What lines below include the string "ascending"? Pick them out and copy them.

================

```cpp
typedef struct hprlp_form_built {
    long ok;
    long n_pieces, dense_entries, n_rem;
    double rem_top_share;
} hprlp_form_built;
typedef struct hprlp_form_facts {
    long rows, cols, nnz, longest_row;
    double long_row_share;
    double line_density;
    double xcd_gather_bytes;
    long sb_rows, slots;
    double min_dense_override;
    long sharded;
    long heaviest_block;
// ... 14 lines not shown
} hprlp_form_hooks;
typedef struct hprlp_form_decision {
    int min_rows, min_cols;
    double min_dense;
    int route;
    int side_tried;
    int kept;
    int form;
    int why;
    int long_rows_alone;
    int all_remainder_wanted;
    char note[96];
} hprlp_form_decision;
int hprlp_form_select(const hprlp_form_facts *facts, const hprlp_form_hooks *hooks, hprlp_form_decision *out);
int hprlp_solver_form_facts(hprlp_solver *s, int which, hprlp_form_facts out[2]);

#ifdef __cplusplus
}
#endif
#endif
```

Measured before the change: 787.0.

## Compress tiled-matrix entry codes to 10 bytes per chunk where shapes fit

Replaces the 12-byte packed index triple per chunk of four entries with a split layout: an 8-byte lo/hi word plus a 2-byte word, and a 2-byte extra word read only for steps marked wide. A compact encoding stores four 11-bit local columns plus the row pattern (ascending small deltas, repeated rows, pairs) when it fits. Each step gets a wide flag in the low bit of col0. The goal is to cut index bytes streamed by the tiled SpMV, at the cost of extra decode ALU, more load instructions, and a per-step choice of mode.

```diff
diff --git a/hpr-lp-c_amd/csrc/abi.cpp b/hpr-lp-c_amd/csrc/abi.cpp
--- a/hpr-lp-c_amd/csrc/abi.cpp
+++ b/hpr-lp-c_amd/csrc/abi.cpp
@@ -1383,6 +1383,30 @@
     }
 }
 
+extern "C" int hprlp_tile_codes_host_check(int m, int n, const int *rowptr, const int *col, int R, int T, double min_dense, int force_wide, long out[5]) {
+    try {
+        if (m <= 0 || n <= 0 || !rowptr || !col || !out) throw std::runtime_error("bad arguments");
+        tile_codes_host_check(m, n, rowptr, col, R, T, min_dense, force_wide != 0, out);
+        return 0;
+    } catch (const std::exception &e) {
+        set_last_error(e.what());
+        return -1;
+    }
+}
+
+extern "C" int hprlp_solver_tile_codes(hprlp_solver *h, long out[8]) {
+    GUARD_BEGIN
+    if (!h || !out) throw std::runtime_error("null solver / output");
+    Solver &s = h->s;
+    s.finish_tiling();
+    for (int w = 0; w < 2; ++w) {
+        const DeviceMatrix &M = w ? s.AT : s.A;
+        for (int i = 0; i < 4; ++i) out[4 * w + i] = M.view.tiled.valid ? M.tiled.code_stats[i] : 0;
+    }
+    return 0;
+    GUARD_END(-1)
+}
+
 extern "C" int hprlp_env_switches(char *buf, int cap) {
     int count = 0;
     const EnvEntry *t = env_table(&count);
diff --git a/hpr-lp-c_amd/csrc/env.cpp b/hpr-lp-c_amd/csrc/env.cpp
--- a/hpr-lp-c_amd/csrc/env.cpp
+++ b/hpr-lp-c_amd/csrc/env.cpp
@@ -66,6 +66,7 @@
     {"HPRLP_TILED_MIN_COLS", EnvKind::Hook, "fewest columns for the tiled form (default 800 k, 2^19 for lowered super-blocks; 0 when HPRLP_TILED_MIN_ROWS is given)"},
     {"HPRLP_TILED_MIN_DENSE", EnvKind::Hook, "thresholds of the tiled copy (default 32·8192 rows, 0.5 of the entries in staged tiles)"},
     {"HPRLP_TILED_MIN_ROWS", EnvKind::Hook, "thresholds of the tiled copy (default 32·8192 rows, 0.5 of the entries in staged tiles)"},
+    {"HPRLP_TILE_CODES", EnvKind::Hook, "wide: every tile step of the tiled copies keeps the 12-byte codes per chunk of four (default: 10 bytes wherever all chunks of a step fit, tiled.h); read when a copy is built"},
     {"HPRLP_TILE_COLS", EnvKind::Hook, "force the tile width / super-block height of the tiled copies (default: Solver::choose_sb_rows)"},
     {"HPRLP_TILE_PIECES", EnvKind::Hook, "piece count of the tiled kernel's piece form (default: the chip's workgroup slots when the matrix has at most that many super-blocks; 0 = off)"},
     {"HPRLP_TILE_ROT", EnvKind::Hook, "alignment period of the rotated tile sweeps (default: mean window width of the matrix; 0 = ascending sweeps, i.e. CSR summation order)"},
diff --git a/hpr-lp-c_amd/csrc/kernels.hip b/hpr-lp-c_amd/csrc/kernels.hip
--- a/hpr-lp-c_amd/csrc/kernels.hip
+++ b/hpr-lp-c_amd/csrc/kernels.hip
@@ -259,28 +259,34 @@
     auto sidx = [&](int i) { i = min(i, count - 1) + first; return s0 + (i < nst ? i : i - nst); };
     int seg = 0, lim = 0;
     int tc0 = 0, tc1 = 0, tc2 = 0, tc3 = 0, tb0 = 0, tb1 = 0, tb2 = 0, tb3 = 0, te0 = 0, te1 = 0, te2 = 0, te3 = 0;
+    bool wide_ = false;
     auto getstep = [&](int k, int &col0, int &eb, int &ee) {
         const int r = min(k, lim - 1) - seg;
-        col0 = step_field(tc0, tc1, tc2, tc3, r);
+        const int c = step_field(tc0, tc1, tc2, tc3, r);
+        col0 = c & ~kTileStepWide;
+        wide_ = (c & kTileStepWide) != 0;
         eb = step_field(tb0, tb1, tb2, tb3, r);
         ee = step_field(te0, te1, te2, te3, r);
     };
     struct Ent {
         d2_t va, vb;
-        uint32_t i0, i1, i2;
-    };
-    typedef uint32_t u3_t __attribute__((ext_vector_type(3), aligned(4)));
+        uint32_t i0, i1, i2, i3;
+    };
+    typedef uint32_t u2_t __attribute__((ext_vector_type(2)));
     auto issue_entries = [&](Ent &E, int k) {
         int col0, eb, ee_;
         getstep(k, col0, eb, ee_);
+        const bool wide = wide_;
         const int e = eb + K * tid;
         const int ee = (e < ee_) ? e : eb;
+        const int ch = ee / K;
         E.va = __builtin_nontemporal_load(reinterpret_cast<const d2_t *>(t.tval + ee));
         E.vb = __builtin_nontemporal_load(reinterpret_cast<const d2_t *>(t.tval + ee) + 1);
-        const u3_t w = __builtin_nontemporal_load(reinterpret_cast<const u3_t *>(t.tidx3 + (ee / K) * 3));
+        const u2_t w = __builtin_nontemporal_load(reinterpret_cast<const u2_t *>(t.tcode8) + ch);
         E.i0 = w.x;
         E.i1 = w.y;
-        E.i2 = w.z;
+        E.i2 = __builtin_nontemporal_load(t.tcode2 + ch);
+        E.i3 = *(t.tcode2w + (wide ? ch : 0));
     };
     typedef double d2u_t __attribute__((ext_vector_type(2), aligned(8)));
     auto issue_tile = [&](double (&tl)[TPT], int k) {
@@ -309,10 +315,11 @@
     auto process = [&](const Ent &E, int k) {
         int col0, eb, ee_;
         getstep(k, col0, eb, ee_);
+        const bool wide = wide_;
         if (K * tid < ee_ - eb) {
             const double v[K] = {E.va.x, E.va.y, E.vb.x, E.vb.y};
-            const uint32_t c0 = E.i0, c1 = E.i1, c2 = E.i2;
-            const uint32_t id[K] = {c0 & 0xffffffu, (c0 >> 24) | ((c1 & 0xffffu) << 8), (c1 >> 16) | ((c2 & 0xffu) << 16), c2 >> 8};
+            uint32_t id[K];
+            tile_codes_decode(wide, E.i0, E.i1, E.i2, E.i3, id);
             uint32_t rw[K];
             double y[K];
 #pragma unroll
diff --git a/hpr-lp-c_amd/csrc/tiled.cpp b/hpr-lp-c_amd/csrc/tiled.cpp
--- a/hpr-lp-c_amd/csrc/tiled.cpp
+++ b/hpr-lp-c_amd/csrc/tiled.cpp
@@ -304,6 +304,71 @@
     out[5] = static_cast<long>(1e6 * static_cast<double>(h.dense_entries) / static_cast<double>(nnz));
 }
 
+void pack_codes_host(const std::vector<int> &sb_ptr, const std::vector<int> &sb_mid, const std::vector<TileStep> &steps, const std::vector<uint32_t> &tidx,
+                     bool force_wide, TileCodesHost *out) {
+    const size_t nchunk = tidx.size() / kTileChunk;
+    out->c8.assign(nchunk + 8, make_uint2(0, 0));
+    out->c2.assign(nchunk + 8, 0);
+    out->c2w.assign(nchunk + 8, 0);
+    out->wide.assign(steps.size(), 0);
+    for (long &v : out->stats) v = 0;
+    for (size_t sb = 0; sb < sb_mid.size(); ++sb) {
+        for (int s = sb_ptr[sb]; s < sb_mid[sb]; ++s) {
+            const TileStep &st = steps[s];
+            const int ch0 = st.e_begin / kTileChunk, ch1 = st.e_end / kTileChunk;
+            bool wide = force_wide;
+            uint32_t lo, hi, b, bw;
+            for (int c = ch0; c < ch1 && !wide; ++c) wide = !tile_codes_compact(&tidx[4 * static_cast<size_t>(c)], &lo, &hi, &b);
+            for (int c = ch0; c < ch1; ++c) {
+                bw = 0;
+                if (wide) tile_codes_wide(&tidx[4 * static_cast<size_t>(c)], &lo, &hi, &b, &bw);
+                else tile_codes_compact(&tidx[4 * static_cast<size_t>(c)], &lo, &hi, &b);
+                out->c8[c] = make_uint2(lo, hi);
+                out->c2[c] = static_cast<uint16_t>(b);
+                out->c2w[c] = static_cast<uint16_t>(bw);
+            }
+            out->wide[s] = wide ? 1 : 0;
+            out->stats[wide ? 1 : 0] += 1;
+            out->stats[wide ? 3 : 2] += st.e_end - st.e_begin;
+        }
+    }
+}
+
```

================

◆ Solution below:
Replaces the 12-byte packed index triple per chunk of four entries with a split layout: an 8-byte lo/hi word plus a 2-byte word, and a 2-byte extra word read only for steps marked wide. A compact encoding stores four 11-bit local columns plus the row pattern (ascending small deltas, repeated rows, pairs) when it fits. Each step gets a wide flag in the low bit of col0. The goal is to cut index bytes streamed by the tiled SpMV, at the cost of extra decode ALU, more load instructions, and a per-step choice of mode.
     {"HPRLP_TILE_ROT", EnvKind::Hook, "alignment period of the rotated tile sweeps (default: mean window width of the matrix; 0 = ascending sweeps, i.e. CSR summation order)"},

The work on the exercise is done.